Look for high purity copper. Oxygen free copper(OFC) usually 99.9% pure copper or better. Monster cable is very competitive OFC speaker wire. With monster cable you sometimes have to look hard for the OFC designation but I believe all Monster is OFC. There are better cables but you need UL listed CL2 orCL3 for in-wall use to meet building code.
The Cable co. has Kimber Kable for $2.90 per foot. it is a 9ga. assorted strand size individually insulated wire strands are braided together reducing EMI(electromagnetic Interference) RFI(Radio Frequency Interference). For a quick lesson in wire technology today go to Furutech.com. It is my opinion they have approached building wire with a cost no object approach. However, their least expensive wire is beautiful wire for source component interconnects and power for my Denon and computer for instance (although I have moved up a little). When I finally buy into Krell equipment I will buy the top shelf wire. 

http://www.parts-express.com/pe/showdetl.cfm?Partnumber=100-658

http://www.parts-express.com/wizards/searchResults.cfm?srchExt=CAT&srchCat=376

http://www.thecableco.com/prodListing.php?cat=77

This aught to give you things to think about. Live well.

Gregr


----------



## GranteedEV (Aug 8, 2010)

> Power cables and speaker cable etc. that are packaged with most new AV equipment is usually minimal.


Yet perfectly sufficient for 95% of installations.



Gregr said:


> Look for high purity copper. Oxygen free copper(OFC) usually 99.9% pure copper or better. Monster cable is very competitive OFC speaker wire. With monster cable you sometimes have to look hard for the OFC designation but I believe all Monster is OFC. There are better cables but you need UL listed CL2 orCL3 for in-wall use to meet building code.
> The Cable co. has Kimber Kable for $2.90 per foot. it is a 9ga.


dude, do you know how hard 9 awg wire is to work with?

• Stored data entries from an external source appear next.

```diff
+#define KVQ_ROW(v, ctl) (uint32_t)__builtin_amdgcn_update_dpp(0, (int)(v), (ctl), 0xf, 0xf, true)
+                    uint32_t x = KVQ_ROW(kvq_tm_word(sg.pre, sg.len), 0x101);
+                    if (s1 == Q) x = KVQ_TM_STOP;
+                    if constexpr (LG >= 2) { x = kvq_tm_combine(x, KVQ_ROW(x, 0x101)); x = kvq_tm_combine(x, KVQ_ROW(x, 0x102)); }
+                    if constexpr (LG >= 3) x = kvq_tm_combine(x, KVQ_ROW(x, 0x104));
+                    if constexpr (LG >= 4) x = kvq_tm_combine(x, KVQ_ROW(x, 0x108));
+                    key = kvq_tm_proposal(sg, s1, kvq_tm_ext(x));
+                    uint32_t o;
+                    if constexpr (LG >= 1) { o = KVQ_ROW(key, 0xB1); key = key > o ? key : o; }
+                    if constexpr (LG >= 2) { o = KVQ_ROW(key, 0x4E); key = key > o ? key : o; }
+                    if constexpr (LG >= 3) { o = KVQ_ROW(key, 0x141); key = key > o ? key : o; }
+                    if constexpr (LG >= 4) { o = KVQ_ROW(key, 0x140); key = key > o ? key : o; }
+#undef KVQ_ROW
                 } else {
-                    for (uint32_t d = 1; d < G; d <<= 1) {
-                        Seg B;
-                        B.len = __shfl_xor(sg.len, (int)d, 64); B.pre = __shfl_xor(sg.pre, (int)d, 64); B.suf = __shfl_xor(sg.suf, (int)d, 64);
-                        B.best = __shfl_xor(sg.best, (int)d, 64); B.bstart = __shfl_xor(sg.bstart, (int)d, 64); B.beg = 0;
-                        if ((gl & d) == 0) sg = seg_merge(sg, B);
-                    }
-                    rl = __shfl(sg.best, lane & ~(int)(G - 1u), 64);
-                    roff = sread + (uint32_t)__shfl(sg.bstart, lane & ~(int)(G - 1u), 64);
-                }
+                    uint32_t Gw = G; asm volatile("" : "+s"(Gw));
+                    uint32_t x = (uint32_t)__shfl_down((int)kvq_tm_word(sg.pre, sg.len), 1, 64);
+                    if (s1 == Q) x = KVQ_TM_STOP;
+                    for (uint32_t d = 1; d + 1u < Gw; d <<= 1) x = kvq_tm_combine(x, (uint32_t)__shfl_down((int)x, (int)d, 64));
+                    key = kvq_tm_proposal(sg, s1, kvq_tm_ext(x));
+                    for (uint32_t d = 1; d < Gw; d <<= 1) {
+                        const uint32_t o = (uint32_t)__shfl_xor((int)key, (int)d, 64);
+                        key = key > o ? key : o;
+                    }
+                }
+                rl = kvq_tm_length(key);
+                roff = sread + kvq_tm_start(key);
                 my_longest = my_longest > (uint32_t)(rl + 1) ? my_longest : (uint32_t)(rl + 1);
                 if (gl == 0) {
                     if (rl < KVQ_RL_BINS && !recount) atomicAdd(&S.hist[rl >> 1], 1u << (16 * (rl & 1)));
diff --git a/kvarq_amd/csrc/kernels_seeded.hip b/kvarq_amd/csrc/kernels_seeded.hip
--- a/kvarq_amd/csrc/kernels_seeded.hip
+++ b/kvarq_amd/csrc/kernels_seeded.hip
@@ -208,20 +208,7 @@
     if (m == ~0ull) { len = 64; start = 0; }
 }
 
-struct Seg { int len, pre, suf, best, bstart, beg; };
-
-__device__ __forceinline__ Seg seg_merge(const Seg &A, const Seg &B)
-{
-    Seg R;
-    R.beg = A.beg; R.len = A.len + B.len;
-    R.pre = (A.pre == A.len) ? A.len + B.pre : A.pre;
-    R.suf = (B.suf == B.len) ? B.len + A.suf : B.suf;
-    R.best = A.best; R.bstart = A.bstart;
-    const int cross = A.suf + B.pre;
-    if (cross > R.best) { R.best = cross; R.bstart = A.beg + A.len - A.suf; }
-    if (B.best > R.best) { R.best = B.best; R.bstart = B.bstart; }
-    return R;
-}
+#include "kvq_trim_merge.h"
 
 __device__ __forceinline__ int diff_bytes(uint32_t x, uint32_t y)
 {
diff --git a/kvarq_amd/csrc/kvq_trim_merge.h b/kvarq_amd/csrc/kvq_trim_merge.h
--- /dev/null
+++ b/kvarq_amd/csrc/kvq_trim_merge.h
@@ -0,0 +1,46 @@
+#pragma once
+#include <stdint.h>
+
+#if defined(__HIPCC__)
+#define KVQ_TM_HD __host__ __device__ __forceinline__
+#else
+#define KVQ_TM_HD inline
+#endif
+
+struct Seg { int len, pre, suf, best, bstart, beg; };
+
+KVQ_TM_HD Seg seg_merge(const Seg &A, const Seg &B)
+{
+    Seg R;
+    R.beg = A.beg; R.len = A.len + B.len;
+    R.pre = (A.pre == A.len) ? A.len + B.pre : A.pre;
+    R.suf = (B.suf == B.len) ? B.len + A.suf : B.suf;
+    R.best = A.best; R.bstart = A.bstart;
+    const int cross = A.suf + B.pre;
+    if (cross > R.best) { R.best = cross; R.bstart = A.beg + A.len - A.suf; }
+    if (B.best > R.best) { R.best = B.best; R.bstart = B.bstart; }
+    return R;
+}
+
+#define KVQ_TM_STOP 0xC0000000u
+
+KVQ_TM_HD uint32_t kvq_tm_word(int pre, int len) { return ((uint32_t)(pre - len) << 16) + (uint32_t)pre; }
+KVQ_TM_HD uint32_t kvq_tm_combine(uint32_t a, uint32_t b)
+{
+    uint32_t t = a + b;
+#if defined(__HIP_DEVICE_COMPILE__)
+    asm("" : "+v"(t));
+#endif
+    return (int32_t)a >= 0 ? t : a;
+}
+KVQ_TM_HD int kvq_tm_ext(uint32_t w) { return (int)(w & 0xFFFFu); }
+
+KVQ_TM_HD uint32_t kvq_tm_key(int length, int start) { return ((uint32_t)length << 16) | (0xFFFFu - (uint32_t)start); }
+KVQ_TM_HD int kvq_tm_length(uint32_t key) { return (int)(key >> 16); }
+KVQ_TM_HD uint32_t kvq_tm_start(uint32_t key) { return ~key & 0xFFFFu; }
+
+KVQ_TM_HD uint32_t kvq_tm_proposal(const Seg &s, int end, int ext)
+{
+    const uint32_t inside = kvq_tm_key(s.best, s.bstart), across = kvq_tm_key(s.suf + ext, end - s.suf);
+    return inside > across ? inside : across;
+}
```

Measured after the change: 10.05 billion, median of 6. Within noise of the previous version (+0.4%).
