# ag14774/MPILattice-Boltzmann

Measured on AMD Instinct MI355X. Metric: MLUPS, higher is better.
Workload: dtype f32; 1 GPU; synthetic 8192x8192 D2Q9-BGK deck (walls + p=0.005 random obstacles, splitmix64 seed 42), density 0.1 accel 0.005 omega 1.85; nx=8192, ny=8192, partitioning=single GPU, loop=single, macro_k=0, launches_per_exchange=1, step_allreduce=False, kernel=lbm_multi_kernel<4>

## Files before the change

mpilattice-boltzmann_amd/csrc/kernels/multi.h:

```cpp
#pragma once
#include "common.h"

namespace {

#if LBM_TILE_STAMPS
#define LBM_MSTAMP(i) do { if (blockIdx.x == (gridDim.x >> 1) && threadIdx.x == 0) g_tile_stamps[i] = __builtin_amdgcn_s_memtime(); } while (0)
#else
#define LBM_MSTAMP(i) do { } while (0)
#endif

template <int K, int GEOM = kGeomStd>
struct MultiGeom {
  static constexpr int TX = geom_tx(GEOM);
  static constexpr int TY = multi_ty(K, GEOM);
  static constexpr int LANES = multi_lanes(K, GEOM);
  static constexpr int EY = K - 1, EX = multi_ex(K - 1);
  static constexpr int W = TX + 2 * EX, H = TY + 2 * EY;
  static constexpr int cells = W * H;
  static constexpr size_t lds_bytes = sizeof(float) * 9 * cells + sizeof(double) * K * (LANES / 64) + (K >= 2 ? cells / 2 : 0);
  static constexpr int blocks_per_cu = lds_bytes * 8 <= 160 * 1024 ? 8 : static_cast<int>(160 * 1024 / lds_bytes);
  static constexpr int waves_per_simd = blocks_per_cu * (LANES / 64) / 4 < LBM_MWAVES ? (blocks_per_cu * (LANES / 64) / 4 < 1 ? 1 : blocks_per_cu * (LANES / 64) / 4) : LBM_MWAVES;
  static constexpr bool owned_lanes = K == 4 && GEOM == kGeomTall;
  static constexpr int ring_pairs(int j) { return 2 * (K - j) * (TX / 2 + multi_ex(K - j)) + TY * multi_ex(K - j); }
};

struct MultiArgs {
  const float* src;
  float* dst;
  const float* srck[9];
  float* dstk[9];
  const uint32_t* mask;
  size_t ps;
  int nx;
  int row_first, rows_compute;
  int rows_storage;
  int count_first, count_end;
  int y_periodic;
  int y0_global, ny_global;
// ... 46 lines not shown
constexpr uint32_t kPairObstacles = 3u,
                   kPairKept = 4u,
                   kPairAccelRow = 8u,
                   kPairComputed = 16u,
                   kPairCounted = 32u;
__device__ __forceinline__ uint32_t pair_flag_bits(uint32_t mbits, bool kept, bool accel_row, bool counted)
{
  return mbits | (kept ? kPairKept : 0u) | (accel_row ? kPairAccelRow : 0u) | kPairComputed | (counted ? kPairCounted : 0u);
}
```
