@@ -97,6 +98,15 @@
     if (which == SP_XS && a.cols <= 3072)
     {
         hipLaunchKernelGGL(split_planes_shared_kernel<6>, dim3(grid.x), dim3(256), 0, st, a, nact);
+        return;
+    }
+    if (which == SP_A2)
+    {
+        const dim3 grid_nyq(grid.x / SPLIT_NYQ_ROWS, 1, nact);
+        if (a.cols <= 1024)
+            hipLaunchKernelGGL((split_planes_kernel<2, true>), grid_nyq, dim3(256), 0, st, a);
+        else
+            hipLaunchKernelGGL((split_planes_kernel<4, true>), grid_nyq, dim3(256), 0, st, a);
         return;
     }
     if (a.cols <= 1024)
@@ -154,7 +164,7 @@
             t.A = c.a2_p; t.C = c.mag; t.rs0 = c.rs_a2; t.rsc = c.rsc_a2;
             t.e0 = b.bn3[0]; t.e1 = b.bn3[1]; t.e2 = b.bn3[2]; t.e3 = b.bn3[3];
             t.q0 = b.out_scale; t.q1 = b.out_mean;
-            g.N = NOUT_PAD; g.K = H; g.lda = H; g.ldc = 0; g.a_plane = rows_all * H;
+            g.N = FC3_N_PLANES; g.K = H; g.lda = H; g.ldc = 0; g.a_plane = rows_all * H;
             break;
         }
         t.B = static_cast<const unsigned short *>(w.p);
diff --git a/umx.cpp_amd/csrc/gemm_common.h b/umx.cpp_amd/csrc/gemm_common.h
--- a/umx.cpp_amd/csrc/gemm_common.h
+++ b/umx.cpp_amd/csrc/gemm_common.h
@@ -16,6 +16,11 @@
     G_FC2 = 2,
     G_FC3 = 3
 };
+
+constexpr int FC3_N_PLANES = 4096, FC3_BINS_PLANES = 2048;
+template <bool DENSE> __host__ __device__ __forceinline__ int fc3_col_channel(int n) { return DENSE ? n >> 11 : (n >= MAGP ? 1 : 0); }
+template <bool DENSE> __host__ __device__ __forceinline__ int fc3_col_bin(int n) { return DENSE ? n & (FC3_BINS_PLANES - 1) : n - fc3_col_channel<false>(n) * MAGP; }
+template <bool DENSE> __host__ __device__ __forceinline__ bool fc3_col_live(int n) { return DENSE || fc3_col_bin<false>(n) < NBINS; }
 
 struct GemmTarget
 {
@@ -62,7 +67,13 @@
     return copysignf(ax < 0.5f ? small : big, x);
 }
 
-template <int MODE>
+__device__ __forceinline__ float fc3_mask_value(float y, float rm, float sd, float rsd, float gw, float gb, float osc, float omn)
+{
+    y = div_by(y - rm, sd, rsd) * gw + gb;
+    return fmaxf(y * osc + omn, 0.f);
+}
+
+template <int MODE, bool DENSE = false>
 __device__ __forceinline__ void gemm_epilogue(const GemmTarget &tg, const GemmArgs &args, int m0, int n0, int wm, int wn,
                                               int lr, int lh, const floatx16 &acc00, const floatx16 &acc01,
                                               const floatx16 &acc10, const floatx16 &acc11)
@@ -104,9 +115,8 @@
         {
             osc = tg.q0[n];
             omn = tg.q1[n];
-            const int c = n >= MAGP ? 1 : 0, bin = n - c * MAGP;
-            col = lo + (unsigned)(c * args.T) * MAGP + (unsigned)bin;
-            col_ok = bin < NBINS;
+            col = lo + (unsigned)(fc3_col_channel<DENSE>(n) * args.T) * MAGP + (unsigned)fc3_col_bin<DENSE>(n);
+            col_ok = fc3_col_live<DENSE>(n);
         }
         unsigned run = (col + (unsigned)fA * MAGP) * 4u;
         int frow = fB;
@@ -125,23 +135,23 @@
                     float y = mi == 0 ? (ni == 0 ? acc00[r] : acc01[r]) : (ni == 0 ? acc10[r] : acc11[r]);
                     if (MODE == G_IH)
                         tg.C[(size_t)(m0 + ml) * args.ldc + n] = y + gb;
+                    else if (MODE == G_FC3)
+                    {
+                        const bool second = frow >= 0;
+                        const int f = second ? frow : frow + tpl;
+                        const bool ok = col_ok && f < args.T;
+                        ys[j] = fc3_mask_value(y, rm, sd, rsd, gw, gb, osc, omn);
+                        offs[j] = ok ? run + (second ? dA : 0u) : 0xfffffff0u;
+                        run += MAGP * 4;
+                        frow += 1;
+                    }
                     else
                     {
                         y = div_by(y - rm, sd, rsd) * gw + gb;
                         if (MODE == G_FC1)
                             tg.C[(size_t)(m0 + ml) * args.ldc + n] = tanh_epi(y);
-                        else if (MODE == G_FC2)
+                        else
                             tg.C[(size_t)(m0 + ml) * args.ldc + n] = fmaxf(y, 0.f);
-                        else
-                        {
-                            const bool second = frow >= 0;
-                            const int f = second ? frow : frow + tpl;
-                            const bool ok = col_ok && f < args.T;
-                            ys[j] = fmaxf(y * osc + omn, 0.f);
-                            offs[j] = ok ? run + (second ? dA : 0u) : 0xfffffff0u;
-                            run += MAGP * 4;
-                            frow += 1;
-                        }
                     }
                 }
                 if (MODE == G_FC3)
diff --git a/umx.cpp_amd/csrc/gemm_planes.h b/umx.cpp_amd/csrc/gemm_planes.h
--- a/umx.cpp_amd/csrc/gemm_planes.h
+++ b/umx.cpp_amd/csrc/gemm_planes.h
@@ -49,7 +49,15 @@
     int T, Tp, cols, ld_src, ld_dst, col0_dst;
     int rows_valid;
     size_t plane;
+    const float *nyq[4];
+    float *mask[4];
+    size_t mag_lane;
 };
+constexpr int SPLIT_NYQ_PARAMS = 8;
+#ifndef SPLIT_NYQ_ROWS
+#define SPLIT_NYQ_ROWS 4
+#endif
+static_assert(64 % SPLIT_NYQ_ROWS == 0, "a launch's rows (a multiple of 256) in whole workgroups of 4 x SPLIT_NYQ_ROWS");
 
 typedef _Float16 f16x8 __attribute__((ext_vector_type(8)));
 
@@ -107,75 +115,120 @@
     p2 = *reinterpret_cast<uint4 *>(&h2);
 }
 
-template <int ITER> __global__ __launch_bounds__(256) void split_planes_kernel(SplitArgs a)
-{
+template <int ITER, bool NYQ = false> __global__ __launch_bounds__(256) void split_planes_kernel(SplitArgs a)
+{
+    constexpr int ROWS = NYQ ? SPLIT_NYQ_ROWS : 1;
     const int tg = blockIdx.z, tid = threadIdx.x, lane = tid & 63;
-    const int m = blockIdx.x * 4 + (tid >> 6);
-    const float *src = a.src[tg] + (size_t)m * a.ld_src;
-    unsigned short *dst = a.dst[tg] + (size_t)m * a.ld_dst + a.col0_dst;
     const float *sc = a.scale[tg], *mn = a.mean[tg];
     const bool adaptive = a.rowunscale[tg] != nullptr;
-    const bool live = m < a.rows_valid && m % a.Tp < a.T;
-    float xs[ITER][8];
-    float sum = 0.f, mx = 0.f;
-#pragma unroll
-    for (int it = 0; it < ITER; ++it)
-    {
-        const int k = (it * 64 + lane) * 8;
-#pragma unroll
-        for (int j = 0; j < 8; ++j)
-            xs[it][j] = 0.f;
-        if (k < a.cols && live)
-        {
-            const float4 v0 = stream_load4(src + k), v1 = stream_load4(src + k + 4);
-            xs[it][0] = v0.x; xs[it][1] = v0.y; xs[it][2] = v0.z; xs[it][3] = v0.w;
-            xs[it][4] = v1.x; xs[it][5] = v1.y; xs[it][6] = v1.z; xs[it][7] = v1.w;
-            if (sc)
+    [[maybe_unused]] float wq[2][ITER][8];
+    if (NYQ)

14awg is more than enough for pretty much any home theater, and for in-house wiring, a dual run of 14 awg for an effective 11 awg is way easier to work with than 10 or 9 awg. 

...and 2.90 per foot is a lot. You can find perfectly fine cable for WAY cheaper. For example

this is excess yet still around $0.50 a foot



> When I finally buy into Krell equipment I will buy the top shelf wire.


Not to get into some "wire argument" but for your sake I hope you don't. It's a waste of money. Then again, so is Krell equipment for the most part. As they say, spend it where it matters.


----------



## ZeosPantera (Sep 12, 2009)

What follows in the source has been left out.